When in the aftermath of the cyclone the East Bengalis elected a new government that sought autonomy, the military rulers of Pakistan ignored the result and then cracked down, killing and raping more than a million people and sending millions more fleeing to safety of squalid refugee camps in India. The Pakistan Army was aided by the criminal indifference of an unholy alliance of China and the U.S., which both looked the other way uttering the mantra that, “It is an internal Pakistani affair.” (While the Pakistan military were doing their bloody work killing Bengalis, Henry Kissinger was using the cover of Pakistan to visit Beijing and start the great reopening of diplomatic relations between China and the U.S.)

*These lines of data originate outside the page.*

#pragma unroll 1
    for (int chunk = 0; chunk < (CHUNKED ? g.chunks : 1); chunk++) {
    if (CHUNKED && chunk > 0 && (perx || pery)) {
        auto refresh = [&](const int k, const PairCoef &, const bool live) {
            int ly, lx;
            if (pair_pos(k, ly, lx) && live) {
                const int i = gx0 + lx, j = gy0 + ly;
                if (i < 0 || i >= v.nx || j < 0 || j >= v.ny) {
                    const int src = ((pery ? wrap(j, v.ny) : j) - gy0) * LX + ((perx ? wrap(i, v.nx) : i) - gx0);
                    const double a0 = lds[src], a1 = lds[src + 1];
                    lds[ly * LX + lx] = a0; lds[ly * LX + lx + 1] = a1;
                }
            }
        };
        TILE_EACH(refresh);
        __syncthreads();
    }
    if constexpr (PLAIN_OK) { if (plain) {
#pragma unroll 1
        for (int p = 0; p < 2 * S; p++) {
            const int lo = p + 1, xhi = LX - 2 - p, yhi = LY - 2 - p;
            const int a_pass = (gy0 + par + v.j0 + p) & 1;
#define TOUCH(c) asm volatile("" : "+v"(c.rhs0), "+v"(c.rhs1), "+v"(c.B0), "+v"(c.B1), "+v"(c.Pi0), "+v"(c.Pi1), "+v"(c.zb0), "+v"(c.zb1), \
                              "+v"(c.byS0), "+v"(c.byS1), "+v"(c.byN0), "+v"(c.byN1), "+v"(c.bx0), "+v"(c.bx1), "+v"(c.bx2))
            TOUCH(cf0); if constexpr (NK > 1) TOUCH(cf1); if constexpr (NK > 2) TOUCH(cf2); if constexpr (NK > 3) TOUCH(cf3); if constexpr (NK > 4) TOUCH(cf4);
#undef TOUCH
            double nv0 = 0.0, nv1 = 0.0, nv2 = 0.0, nv3 = 0.0, nv4 = 0.0;
            int ad0 = -1, ad1 = -1, ad2 = -1, ad3 = -1, ad4 = -1;
            auto upd = [&](const int k, const PairCoef &q_, auto a_tag, double &nv, int &ad) {
                constexpr int A = decltype(a_tag)::value;
                int ly, lx;
                const bool ok = pair_pos(k, ly, lx);
                if (!ok) { ly = par; lx = 0; }
                const int x = lx + A;
                const double *row = lds + ly * LX;
                double2 pr; double wl, er, s, n;
                pr = *reinterpret_cast<const double2 *>(row + lx); wl = row[lx - 1]; er = row[lx + 2]; s = row[x - LX]; n = row[x + LX];
                const double c = A ? pr.y : pr.x;
                const double w = A ? pr.x : wl, e = A ? er : pr.y;
                const double B = A ? q_.B1 : q_.B0;
                const double N = (A ? q_.Pi1 : q_.Pi0) - ph.rho_w_g * (c - (A ? q_.zb1 : q_.zb0));
                const double nl = -ph.A * B * N * N * N;
                const double dnl = 3.0 * ph.A * B * 1000.0 * ph.grav * N * N;
                const double bxW = A ? q_.bx1 : q_.bx0, bxE = A ? q_.bx2 : q_.bx1;
                const double byN = A ? q_.byN1 : q_.byN0, byS = A ? q_.byS1 : q_.byS0;
                const double aterm = HAS_ALPHA ? v.alpha * (A ? q_.a1 : q_.a0) : v.alpha;
                const double lofphi = lofphi_cell(v, aterm, c, e, w, n, s, bxE, bxW, byN, byS, nl);
                const double lam = lambda_cell(v, aterm, bxE, bxW, byN, byS);
                const double denom = 1.0e-16 + lam + dnl;
                const double cnew = c + ((A ? q_.rhs1 : q_.rhs0) - lofphi) / denom;
                const bool in = ok && x >= lo && x <= xhi && ly >= lo && ly <= yhi;
                nv = cnew;
                ad = in ? ly * LX + x : -1;
            };
            if (a_pass) {
                using A1 = std::integral_constant<int, 1>;
                upd(0, cf0, A1(), nv0, ad0); if constexpr (NK > 1) upd(1, cf1, A1(), nv1, ad1); if constexpr (NK > 2) upd(2, cf2, A1(), nv2, ad2);
                if constexpr (NK > 3) upd(3, cf3, A1(), nv3, ad3); if constexpr (NK > 4) upd(4, cf4, A1(), nv4, ad4);
            } else {
                using A0 = std::integral_constant<int, 0>;
                upd(0, cf0, A0(), nv0, ad0); if constexpr (NK > 1) upd(1, cf1, A0(), nv1, ad1); if constexpr (NK > 2) upd(2, cf2, A0(), nv2, ad2);
                if constexpr (NK > 3) upd(3, cf3, A0(), nv3, ad3); if constexpr (NK > 4) upd(4, cf4, A0(), nv4, ad4);
            }
            lds[ad0] = nv0; if constexpr (NK > 1) lds[ad1] = nv1; if constexpr (NK > 2) lds[ad2] = nv2;
            if constexpr (NK > 3) lds[ad3] = nv3; if constexpr (NK > 4) lds[ad4] = nv4;
            __syncthreads();
        }
    } }
    if (!(PLAIN_OK && plain))
#pragma unroll 1
    for (int p = 0; p < 2 * S; p++) {
        const int xlo = openW ? 0 : p + 1, xhi = openE ? LX - 1 : LX - 2 - p;
        const int ylo = openS ? 0 : p + 1, yhi = openN ? LY - 1 : LY - 2 - p;
        auto relax = [&](const int k, const PairCoef &q_, const bool live) {
            int ly, lx;
            if (pair_pos(k, ly, lx) && live) {
                const int j = gy0 + ly;
                const int a = (j + v.j0 + p) & 1;
                const int x = lx + a, i = gx0 + x;
                if (x >= xlo && x <= xhi && ly >= ylo && ly <= yhi) {
                    const double *row = lds + ly * LX;
                    double c = row[x];
                    double w = row[x > 0 ? x - 1 : 0], e = row[x < LX - 1 ? x + 1 : LX - 1];
                    double s = lds[(ly > 0 ? ly - 1 : 0) * LX + x], n = lds[(ly < LY - 1 ? ly + 1 : LY - 1) * LX + x];
                    if (!perx) {
                        if (i == 0 && !v.cfx[0]) w = (v.bct[0][0] == 0) ? v.two_v[0][0] - c : c + v.neu[0][0];
                        if (i == v.nx - 1 && !v.cfx[1]) e = (v.bct[0][1] == 0) ? v.two_v[0][1] - c : c + v.neu[0][1];
                    }
                    if (!pery) {
                        if (j == 0 && !v.ext[0]) s = (v.bct[1][0] == 0) ? v.two_v[1][0] - c : c + v.neu[1][0];
                        if (j == v.ny - 1 && !v.ext[1]) n = (v.bct[1][1] == 0) ? v.two_v[1][1] - c : c + v.neu[1][1];
                    }
                    double nl, dnl;
                    nl_terms(ph, c, a ? q_.B1 : q_.B0, a ? q_.Pi1 : q_.Pi0, a ? q_.zb1 : q_.zb0, (q_.mneg >> a) & 1 ? -1.0 : 1.0, nl, dnl);
                    const double bxW = a ? q_.bx1 : q_.bx0, bxE = a ? q_.bx2 : q_.bx1;
                    const double byN = a ? q_.byN1 : q_.byN0, byS = a ? q_.byS1 : q_.byS0;
                    double aterm = HAS_ALPHA ? v.alpha * (a ? q_.a1 : q_.a0) : v.alpha;
                    double lofphi = lofphi_cell(v, aterm, c, e, w, n, s, bxE, bxW, byN, byS, nl);
                    double lam = lambda_cell(v, aterm, bxE, bxW, byN, byS);
                    double denom = 1.0e-16 + lam + dnl;
                    lds[ly * LX + x] = c + ((a ? q_.rhs1 : q_.rhs0) - lofphi) / denom;
                }
            }
        };
        TILE_EACH(relax);
        __syncthreads();
    }
    }

    const int oi1 = (tx * TX + TX < v.nx) ? tx * TX + TX : v.nx, oj1 = (tj0 + TY < g.jend) ? tj0 + TY : g.jend;
    const int wi0 = tx * TX - ((tx == 0 && v.cfx[0]) ? 1 : 0), wi1 = oi1 + ((oi1 == v.nx && v.cfx[1]) ? 1 : 0);
    const int wj0 = tj0 - ((ty == 0 && v.ext[0] && !v.rk[0]) ? 1 : 0), wj1 = oj1 + ((oj1 == v.ny && v.ext[1] && !v.rk[1]) ? 1 : 0);
    auto store = [&](const int k, const PairCoef &q_, const bool) {
        int ly, lx;
        if (pair_pos(k, ly, lx)) {
            const int i = gx0 + lx, j = gy0 + ly;
            if (inner && !RST) {
                if (lx >= HX && lx < HX + TX && ly >= HY && ly < HY + TY)
                    *reinterpret_cast<double2 *>(pout + cidx(v, i, j)) = make_double2(lds[ly * LX + lx], lds[ly * LX + lx + 1]);
                return;
            }
            if (j >= wj0 && j < wj1) {
                const bool m0 = i >= wi0 && i < wi1, m1 = i + 1 >= wi0 && i + 1 < wi1;
                if (m0 && m1) *reinterpret_cast<double2 *>(pout + cidx(v, i, j)) = make_double2(lds[ly * LX + lx], lds[ly * LX + lx + 1]);
                else if (m0) pout[cidx(v, i, j)] = lds[ly * LX + lx];
                else if (m1) pout[cidx(v, i + 1, j)] = lds[ly * LX + lx + 1];
            }
            if (lx >= HX && lx < HX + TX && ly >= HY && ly < HY + TY && i < v.nx && j >= 0 && j < v.ny) {
                if constexpr (RST) {
                    const double *row = lds + ly * LX;
#pragma unroll
                    for (int a = 0; a < 2; a++) {
                        const int x = lx + a, ii = i + a;
                        double c = row[x], w = row[x - 1], e = row[x + 1];
                        double s_ = lds[(ly - 1) * LX + x], n = lds[(ly + 1) * LX + x];
                        if (!perx) {
                            if (ii == 0 && !v.cfx[0]) w = (v.bct[0][0] == 0) ? v.two_v[0][0] - c : c + v.neu[0][0];
                            if (ii == v.nx - 1 && !v.cfx[1]) e = (v.bct[0][1] == 0) ? v.two_v[0][1] - c : c + v.neu[0][1];
                        }
                        if (!pery) {
                            if (j == 0 && !v.ext[0]) s_ = (v.bct[1][0] == 0) ? v.two_v[1][0] - c : c + v.neu[1][0];
                            if (j == v.ny - 1 && !v.ext[1]) n = (v.bct[1][1] == 0) ? v.two_v[1][1] - c : c + v.neu[1][1];
                        }
                        double nl, dnl;
                        nl_terms(ph, c, a ? q_.B1 : q_.B0, a ? q_.Pi1 : q_.Pi0, a ? q_.zb1 : q_.zb0, (q_.mneg >> a) & 1 ? -1.0 : 1.0, nl, dnl);
                        const double bxW = a ? q_.bx1 : q_.bx0, bxE = a ? q_.bx2 : q_.bx1;
                        double aterm = HAS_ALPHA ? v.alpha * (a ? q_.a1 : q_.a0) : v.alpha;
                        double lofphi = lofphi_cell(v, aterm, c, e, w, n, s_, bxE, bxW, a ? q_.byN1 : q_.byN0, a ? q_.byS1 : q_.byS0, nl);
                        lq[(ly - HY) * TX + (lx - HX) + a] = ((a ? q_.rhs1 : q_.rhs0) - lofphi) / 4.0;
                    }
                }
            }
        }
    };
    TILE_EACH(store);
#undef TILE_EACH
    if constexpr (RST) {
        __syncthreads();
        if (t < TX * TY / 4) {
            const int cx = t % (TX / 2), cy = t / (TX / 2);
            const int i = tx * TX + 2 * cx, j = tj0 + 2 * cy;
            if (i < v.nx && j >= 0 && j < v.ny) {
                const double *q0 = lq + (2 * cy) * TX + 2 * cx, *p0 = lds + (HY + 2 * cy) * LX + HX + 2 * cx;
                double acc = 0.0, accp = 0.0;
                acc = acc + q0[0]; accp = accp + p0[0] / 4.0;
                acc = acc + q0[1]; accp = accp + p0[1] / 4.0;
                acc = acc + q0[TX]; accp = accp + p0[LX] / 4.0;
                acc = acc + q0[TX + 1]; accp = accp + p0[LX + 1] / 4.0;
                const int ic = ((j >> 1) + g.rgy) * g.rP + SUHMO_XOFF + (i >> 1);
                g.rres[ic] = acc; g.rphi[ic] = accp;
            }
        }
    }
}
#define TILE_KERNEL_ATTRS(S, T, RST) __launch_bounds__((TileThreads<S, T, RST>::NT)) __attribute__((amdgpu_waves_per_eu((TileThreads<S, T, RST>::NT == 384 ? 3 : 2))))
template <int S, int T, bool HAS_ALPHA, bool RST = false, bool CHUNKED = false>
__global__ TILE_KERNEL_ATTRS(S, T, RST) void k_gsrb_tile(DV v, FP fp, const double *__restrict__ pin, double *__restrict__ pout, suhmo_phys_t ph, TileGeom g)
{
    d_gsrb_tile<S, T, HAS_ALPHA, RST, CHUNKED>(v, fp, pin, pout, ph, g);
}
template <int S, int T, bool HAS_ALPHA, bool CHUNKED>
__global__ TILE_KERNEL_ATTRS(S, T, false) void k_gsrb_tile_b(BatchTab t, BatchTab c, BatchSel sel, TileGeom g, int prolong)
{
    const int k = batch_member(sel);
    const DV v = t.dv[k];
    const FP fp = batch_fp(t, k);
    const suhmo_phys_t ph = t.ph[k];
    if (prolong) { const FP fc = batch_fp(c, k); g.pc = fc.f[SUHMO_F_PHI]; g.pco = fc.f[SUHMO_F_PHIOLD]; }
    d_gsrb_tile<S, T, HAS_ALPHA, false, CHUNKED>(v, fp, fp.f[SUHMO_F_PHI], fp.f[SUHMO_F_PHI2], ph, g);
}
static bool tile_ok(const suhmo_level *L, const Depth &D)
{
    const DV &v = D.v;
    if (!L->gsrb_tile || !suhmo_batch_tile_ok(v)) return false;
    if ((v.rk[0] || v.rk[1]) && (!L->ex || !L->tile_strips || L->desc.nx_global > 0 || v.gy < 10 || v.ny < 10)) return false;
    return true;
}
bool suhmo_batch_tile_ok(const DV &v)
{
    if (v.nx & 1) return false;
    if (v.per[1] && (v.ny & 1)) return false;
    if ((v.per[0] && v.cfx[0] != v.cfx[1]) || (v.per[1] && v.ext[0] != v.ext[1])) return false;
    return true;
}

The resources and finances of newborn Bangladesh were precarious, with nearly 100 million people crowded into a disaster- prone area smaller than England and Wales, unable to feed itself, with nearly no natural resources and its major export of jute in rapidly declining demand in a world hungry for plastic bags.
The only other major export was tea, strong, but of dust quality, useful for giving punch to morning tea bags. Bangladesh was looking for $1 billion a year from economic aid for mere survival.
Globalization, the garment industry and the willingness of its women to work in the unsafe factories for low wages have rescued Bangladesh and given it economic hope. The garment industry is 15 times more valuable than aid ever was. Equally important, women are earning new opportunities and widening their horizons.
But factory life is not fun —even when the building is safe. Cynics might also say that fewer people have died in the two major factory disasters, and in a string of other less noticed incidents, than die daily from hunger and preventable diseases such as malaria.
The problem with global markets is that, as presently constituted, they pay little respect to national boundaries or human rights. If campaigners press too hard, say for a minimum wage of $2 a day or for inspected, safe, air-conditioned factories, the multinational companies can just take their business to other countries with workers willing make sacrifices. In the case of the factory collapse, the multinationals can legitimately claim that they should not be blamed for the Bangladeshi owners defying building and construction laws that put the workers at risk.
But it is surely time for international bodies to lend a hand in improving basic global rules and regulations. With markups giving them margins of 300 to 400 percent on the cost of production, the multinationals can afford to slim a bit.
The World Bank could provide aid for Bangladesh, and other countries, on drawing up and ensuring safe building codes and standards, and on stiffening the resolve of governments to prosecute offenders. The International Labour Organization could work with the multinationals on a code of pay, working conditions and training of workers.
In the long run the companies would benefit from paying more for better trained workers able to produce better quality products. But would capricious markets understand the value of such investments? And would fickle consumers be prepared to pay extra pennies for safer work?
Kevin Rafferty is a professor at the Institute for Academic Initiatives at Osaka University.